Она держала ножницы в омертвелой руке и заплакала. Он смог различить едва заметный проблеск, словно от воды на стенах мрачной пещеры. Услышал её всхлипы.
— Ну что ты, — прошептал он. — У тебя же ножницы. Не надо плакать.
Она плакала. Она не шевелилась. Стояла, объятая дрожью, запрокинув голову и сползая по двери на пол.
— Не плачь, — шептал он. — Я не люблю этого. Терпеть не могу рыданий.
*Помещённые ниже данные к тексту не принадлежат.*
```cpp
extern "C" int ocrk_gemm(int trans_a, int trans_b, int M, int N, int K, float alpha, const void* A,
                         int64_t lda, int64_t stride_a, const void* B, int64_t ldb, int64_t stride_b,
                         void* C, int64_t ldc, int64_t stride_c, int c_dtype, const float* bias,
                         int relu, int accumulate, int batch, int dtype, int splits, void* ws,
                         size_t ws_bytes, void* stream) {
    ocrk::GemmParams p = {};
    p.M = M; p.N = N; p.K = K; p.batch = batch < 1 ? 1 : batch;
    p.A = A; p.lda = lda; p.strideA = stride_a;
    p.B = B; p.ldb = ldb; p.strideB = stride_b;
    p.C = C; p.ldc = ldc; p.strideC = stride_c;
    p.c_bf16 = c_dtype == OCRK_BF16;
    p.bias = bias; p.strideBias = 0;
    p.relu = relu; p.accumulate = accumulate; p.alpha = alpha;
    p.splits = splits < 1 ? 1 : splits;
    int kc = (int)ocrk::cdiv(K, p.splits);
    p.k_chunk = (int)ocrk::cdiv(kc < 32 ? 32 : kc, 32) * 32;
    p.splits = (int)ocrk::cdiv(K > 0 ? K : 1, p.k_chunk);
    p.splitk_ws = (float*)ws;
    OCRK_REQUIRE(p.splits == 1 || ws_bytes >= ocrk::gemm_splitk_ws_bytes(M, N, p.batch, p.splits),
                 "ocrk_gemm: split-K workspace too small");
    int amode = trans_a ? ocrk::A_COLK : ocrk::A_ROWK;
    int bmode = trans_b ? ocrk::B_NK : ocrk::B_KN;
    return ocrk::gemm(p, amode, bmode, dtype, ocrk::as_stream(stream));
}
```

### cnn_lstm_ctc_ocr_amd/csrc/gemm_w4.hip

```cpp
#include "gemm.h"
#include "mfma_util.h"

namespace ocrk {

namespace {

constexpr unsigned W4_OOB = 0x80000000u;

__device__ __forceinline__ void w4_barrier() {
    __builtin_amdgcn_sched_barrier(0);
    asm volatile("" ::: "memory");
    __builtin_amdgcn_s_barrier();
    asm volatile("" ::: "memory");
    __builtin_amdgcn_sched_barrier(0);
}

template <int NR, int NM, int REST>
__device__ __forceinline__ void w4_interleave() {
#pragma unroll
    for (int r = 0; r < NR; ++r) {
        __builtin_amdgcn_sched_group_barrier(0x8, NM, 0);
        __builtin_amdgcn_sched_group_barrier(0x100, 1, 0);
    }
    __builtin_amdgcn_sched_group_barrier(0x8, REST, 0);
}

typedef unsigned short u16x4 __attribute__((ext_vector_type(4)));

__device__ __forceinline__ i32x4_t w4_rsrc(const void* base, int bytes) {
    const uint64_t b = (uint64_t)base;
    return i32x4_t{(int)(unsigned)b, (int)((unsigned)(b >> 32) & 0xffffu), bytes, 0x00020000};
}

__device__ __forceinline__ void w4_dma16(const i32x4_t& r, unsigned lds, unsigned voff, unsigned soff) {
    asm volatile("s_nop 0\n\tbuffer_load_dwordx4 %0, %1, %2 offen lds"
                 :: "v"(voff), "s"(r), "s"(soff), "{m0}"(lds) : "memory");
}
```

Он протянул руки и приближался к ней, пока не коснулся её щеки и ощутил влагу. Её тёплое дыхание ласкало его ладонь, словно летний мотылёк. Затем он лишь промолвил:
— Лавиния, — сказал он нежно. — Лавиния.
Как явственно запомнились ему ночи детства, когда мальчишкой он только и делал, что носился как угорелый, прятался, играя в прятки. Первые тёплые весенние вечера, ночи на исходе лета. Первые пронзительные осенние ночи, когда двери запирались пораньше и на верандах не оставалось ничего, кроме гонимых ветром листьев. Игра в прятки продолжалась, пока светило солнце или взошедшая луна, подёрнутая корочкой инея. Они разбегались вприпрыжку по зелёным лужайкам, словно горстка брошенных бархатных персиков или яблок. Водящий считал нараспев, его голова покоилась в объятиях рук:
— Пять, десять, пятнадцать, двадцать, двадцать пять, тридцать, тридцать пять, сорок, сорок пять, пятьдесят…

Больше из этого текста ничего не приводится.